EXERCISE PROMPT> Transcribe word for word the lines below from the line with "static int wg_launch(const" through the line with "dim3 grid(pl.nsplit, pl.p.n_mtiles, pl.p.n_ntiles);", ends included.

[Saved data entries]
static WgPlan wg_plan(const GConvK& k) {
  WgPlan pl;
  memset(&pl, 0, sizeof(pl));
  if (k.M == 0 || k.Cout % 16 != 0) return pl;
  if (k.d2s && (k.cout_true % 4 != 0 || (k.cout_true & (k.cout_true - 1)) != 0) && k.cout_true % 32 != 0) return pl;
  int ctot = 0;
  for (int s = 0; s < k.nseg; ++s) {
    const Seg& sg = k.seg[s];
    if (sg.C % 4 != 0 || sg.sub != nullptr || sg.bcast || !aligned16(sg.ptr)) return pl;
    ctot += sg.C;
  }
  if (k.ay.nu < 1 || k.ax.nu < 1) return pl;
  pl.bn = k.Cout % 64 == 0 ? 64 : k.Cout % 32 == 0 ? 32 : 16;
  WgParams& p = pl.p;
  p.N = k.N; p.Hl = k.ay.nt; p.Wl = k.ax.nt;
  if (p.Wl >= WG_PT) {
    if (p.Wl % WG_PT) return pl;
    p.TW = WG_PT; p.TH = 1;
  } else {
    if (WG_PT % p.Wl) return pl;
    p.TW = p.Wl; p.TH = WG_PT / p.Wl;
    if (p.Hl % p.TH) return pl;
  }
  p.tiles_x = p.Wl / p.TW; p.tiles_y = p.Hl / p.TH;
  p.div_tpi = make_fastdiv((uint32_t)(p.tiles_x * p.tiles_y)); p.div_tx = make_fastdiv((uint32_t)p.tiles_x);
  const long long tt = (long long)p.N * p.tiles_x * p.tiles_y;
  if (tt > (1ll << 30) || tt < 4) return pl;
  p.total_ptiles = (int)tt;
  const bool stride1 = (k.ay.it == 1 && k.ax.it == 1);
  const bool patch = (k.ay.it > 1 && k.ay.it == k.ax.it && k.ay.iu == 1 && k.ax.iu == 1 && k.ay.i0 == 0 && k.ax.i0 == 0 &&
                      k.ay.nu == k.ay.it && k.ax.nu == k.ax.it && k.Hin == k.ay.nt * k.ay.it && k.Win == k.ax.nt * k.ax.it);
  if (!stride1 && !patch) return pl;
  p.mode_patch = patch ? 1 : 0;
  p.ux_step = k.ax.iu; p.x_off = k.ax.i0; p.uy_step = k.ay.iu; p.y_off = k.ay.i0;
  p.Hs = patch ? k.Hin / k.ay.it : 0;
  if (k.ay.os != k.ax.os) return pl;
  if (k.d2s) {
    if (k.Hout != p.Hl * k.d2s_s || k.Wout != p.Wl * k.d2s_s) return pl;
    p.g_patch = 2; p.g_py = 0; p.g_px = 0; p.g_Hs = k.Hout / k.d2s_s; p.g_ct = k.cout_true; p.g_s = k.d2s_s;
  } else if (k.ay.os == 1) {
    if (k.ay.o0 != 0 || k.ax.o0 != 0 || k.Hout != p.Hl || k.Wout != p.Wl) return pl;
    p.g_patch = 0;
  } else {
    const int os = k.ay.os;
    if (k.Hout != p.Hl * os || k.Wout != p.Wl * os) return pl;
    p.g_patch = 1; p.g_py = k.ay.o0; p.g_px = k.ax.o0; p.g_Hs = k.Hout / os;
  }
  p.ntap_x = k.ax.nu; p.nseg = k.nseg; p.ctot = ctot;
  p.Kd = k.ay.nu * k.ax.nu * ctot;
  if (p.Kd < 128) return pl;
  int coff = 0;
  for (int s = 0; s < k.nseg; ++s) { p.seg_C[s] = k.seg[s].C; p.seg_coff[s] = coff; coff += k.seg[s].C; }
  p.n_mtiles = (p.Kd + TC_BM - 1) / TC_BM;
  p.n_ntiles = k.Cout / pl.bn;
  p.Cout = k.Cout; p.ld = k.Cout;
  p.bias_row = p.Kd; p.KD_pad = p.Kd + 4;
  p.raw_stage_bytes = 32 * 1024 + 8 * 1024;
  {
    int bytes = 0, kk = 0;
    const int k_hi = p.Kd < TC_BM ? p.Kd : TC_BM;
    int worst = 0;
    for (int mt = 0; mt < p.n_mtiles; ++mt) {
      bytes = 0; kk = mt * TC_BM;
      const int hi = (kk + TC_BM < p.Kd) ? kk + TC_BM : p.Kd;
      while (kk < hi) {
        const int tap = kk / ctot, c = kk - tap * ctot;
        int s = 0;
        while (s < k.nseg - 1 && c >= p.seg_coff[s] + p.seg_C[s]) ++s;
        int w = p.seg_C[s] - (c - p.seg_coff[s]);
        if (w > 32) w = 32;
        if (w > hi - kk) w = hi - kk;
        w = w >= 32 ? 32 : w >= 16 ? 16 : w >= 8 ? 8 : 4;
        bytes += (WG_PT * w * 4 + 1023) & ~1023;
        kk += w;
      }
      if (bytes > worst) worst = bytes;
    }
    (void)k_hi;
    int gw = pl.bn < 32 ? pl.bn : 32;
    if (k.d2s && k.cout_true < gw) gw = k.cout_true;
    worst += (pl.bn / gw) * ((WG_PT * gw * 4 + 1023) & ~1023);
    p.raw_stage_bytes = worst;
  }
  const size_t planes = 2 * (2 * (size_t)WG_PLANE_A + 2 * (size_t)pl.bn * 128);
  int st = (int)((227 * 1024 - 2048 - (long long)planes - 4096) / p.raw_stage_bytes);
  if (st > TC_MAX_STAGES) st = TC_MAX_STAGES;
  if (st < 2) return pl;
  p.raw_stages = st;
  pl.smem_bytes = planes + (size_t)st * p.raw_stage_bytes + 1024;
  long long want = 148 / ((long long)p.n_mtiles * p.n_ntiles);
  if (want < 1) want = 1;
  if (want > tt / 4) want = tt / 4;
  if (want < 1) want = 1;
  pl.nsplit = (int)want;
  if (get_encode() == nullptr) return pl;
  pl.ok = true;
  return pl;
}

bool tc_wgrad_applicable(const GConvK& k) { return wg_plan(k).ok; }

size_t tc_wgrad_ws_floats(const GConvK& k) {
  WgPlan pl = wg_plan(k);
  return pl.ok ? (size_t)pl.nsplit * pl.p.KD_pad * pl.p.ld : 0;
}

template <int BN>
static int wg_launch(const WgMaps& maps, const WgPlan& pl, cudaStream_t st) {
  static bool attr_set[64] = {false};
  int dev = 0;
  cudaGetDevice(&dev);
  if (dev < 0 || dev >= 64 || !attr_set[dev]) {
    cudaError_t e = cudaFuncSetAttribute(tc_wgrad_kernel<BN>, cudaFuncAttributeMaxDynamicSharedMemorySize, 227 * 1024 - 4096);
    if (e != cudaSuccess) return set_err(NLT_ERR_CUDA, "cudaFuncSetAttribute: %s", cudaGetErrorString(e));
    if (dev >= 0 && dev < 64) attr_set[dev] = true;
  }
  dim3 grid(pl.nsplit, pl.p.n_mtiles, pl.p.n_ntiles);
  tc_wgrad_kernel<BN><<<grid, TC_THREADS, pl.smem_bytes, st>>>(maps, pl.p);
  NLT_CUDA_LAUNCH_CHECK("tc_wgrad_kernel");
  __atomic_add_fetch(&g_tc_launches, 1ull, __ATOMIC_RELAXED);
  return NLT_OK;
}

static CUresult wg_encode(EncodeTiledFn enc, CUtensorMap* m, const float* ptr, int C, int W, int H, int N, int w, int TW,
                          int TH, int patch_s) {
  const CUtensorMapSwizzle swz = w == 32 ? CU_TENSOR_MAP_SWIZZLE_128B : w == 16 ? CU_TENSOR_MAP_SWIZZLE_64B
                                 : w == 8 ? CU_TENSOR_MAP_SWIZZLE_32B : CU_TENSOR_MAP_SWIZZLE_NONE;
  const cuuint64_t c = C, ww = W, h = H, n = N;
  if (patch_s > 1) {
    const cuuint64_t st_ = patch_s;
    cuuint64_t dims[5] = {c, st_, ww / st_, st_, n * (h / st_)};
    cuuint64_t strides[4] = {c * 4, st_ * c * 4, ww * c * 4, st_ * ww * c * 4};
    cuuint32_t box[5] = {(cuuint32_t)w, 1, (cuuint32_t)TW, 1, (cuuint32_t)TH};
    cuuint32_t es[5] = {1, 1, 1, 1, 1};
    return enc(m, CU_TENSOR_MAP_DATA_TYPE_FLOAT32, 5, (void*)ptr, dims, strides, box, es, CU_TENSOR_MAP_INTERLEAVE_NONE,
               swz, CU_TENSOR_MAP_L2_PROMOTION_L2_128B, CU_TENSOR_MAP_FLOAT_OOB_FILL_NONE);
  }
  cuuint64_t dims[4] = {c, ww, h, n};
  cuuint64_t strides[3] = {c * 4, ww * c * 4, h * ww * c * 4};
  cuuint32_t box[4] = {(cuuint32_t)w, (cuuint32_t)TW, (cuuint32_t)TH, 1};
  cuuint32_t es[4] = {1, 1, 1, 1};
  return enc(m, CU_TENSOR_MAP_DATA_TYPE_FLOAT32, 4, (void*)ptr, dims, strides, box, es, CU_TENSOR_MAP_INTERLEAVE_NONE, swz,
             CU_TENSOR_MAP_L2_PROMOTION_L2_128B, CU_TENSOR_MAP_FLOAT_OOB_FILL_NONE);
}

int launch_tc_wgrad(const GConvK& k, const float* G, float* ws, WgradK* w, size_t* KD_pad, cudaStream_t st) {
  WgPlan pl = wg_plan(k);
  if (!pl.ok) return set_err(NLT_ERR_INVALID, "tensor-core wgrad not applicable");
  NLT_CHECK_ARG(aligned16(G), "dz must be 16-byte aligned");
  EncodeTiledFn enc = get_encode();
  WgMaps maps;
  memset(&maps, 0, sizeof(maps));
  const WgParams& p = pl.p;
  static const int widths[4] = {4, 8, 16, 32};
  for (int s = 0; s < k.nseg; ++s)
    for (int wi = 0; wi < 4; ++wi) {
      if (widths[wi] > k.seg[s].C) continue;
      CUresult r = wg_encode(enc, &maps.a[s][wi], k.seg[s].ptr, k.seg[s].C, k.Win, k.Hin, k.N, widths[wi], p.TW, p.TH,
                             p.mode_patch ? k.ay.it : 1);
      if (r != CUDA_SUCCESS) return set_err(NLT_ERR_CUDA, "cuTensorMapEncodeTiled(wgrad A %d/%d) failed: %d", s, widths[wi], (int)r);
    }
  {
    int gw = pl.bn < 32 ? pl.bn : 32;
    if (k.d2s && k.cout_true < gw) gw = k.cout_true;
    CUresult r = k.d2s ? wg_encode(enc, &maps.g, G, k.cout_true, k.Wout, k.Hout, k.N, gw, p.TW, p.TH, k.d2s_s)
                       : wg_encode(enc, &maps.g, G, k.Cout, k.Wout, k.Hout, k.N, gw, p.TW, p.TH, p.g_patch ? k.ay.os : 1);
    if (r != CUDA_SUCCESS) return set_err(NLT_ERR_CUDA, "cuTensorMapEncodeTiled(wgrad G) failed: %d", (int)r);
  }
  pl.p.ws = ws;
  w->g = k;
  w->GS = p.ctot / 4;
  w->KG = k.ay.nu * k.ax.nu * w->GS + 1;
  w->ld = p.ld; w->nsplit = pl.nsplit; w->pix_per_split = 0;
  *KD_pad = (size_t)p.KD_pad;
  switch (pl.bn) {
    case 64: return wg_launch<64>(maps, pl, st);
    case 32: return wg_launch<32>(maps, pl, st);
    default: return wg_launch<16>(maps, pl, st);
  }
}

bool tc_applicable(const GConvK& k) { return tc_plan(k).ok; }

size_t tc_workspace_bytes(const GConvK& k) {
  TcPlan pl = tc_plan(k);
  return pl.ok ? 2 * pl.pack_floats * sizeof(float) + 256 : 0;
}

EXERCISE RESPONSE>
static int wg_launch(const WgMaps& maps, const WgPlan& pl, cudaStream_t st) {
  static bool attr_set[64] = {false};
  int dev = 0;
  cudaGetDevice(&dev);
  if (dev < 0 || dev >= 64 || !attr_set[dev]) {
    cudaError_t e = cudaFuncSetAttribute(tc_wgrad_kernel<BN>, cudaFuncAttributeMaxDynamicSharedMemorySize, 227 * 1024 - 4096);
    if (e != cudaSuccess) return set_err(NLT_ERR_CUDA, "cudaFuncSetAttribute: %s", cudaGetErrorString(e));
    if (dev >= 0 && dev < 64) attr_set[dev] = true;
  }
  dim3 grid(pl.nsplit, pl.p.n_mtiles, pl.p.n_ntiles);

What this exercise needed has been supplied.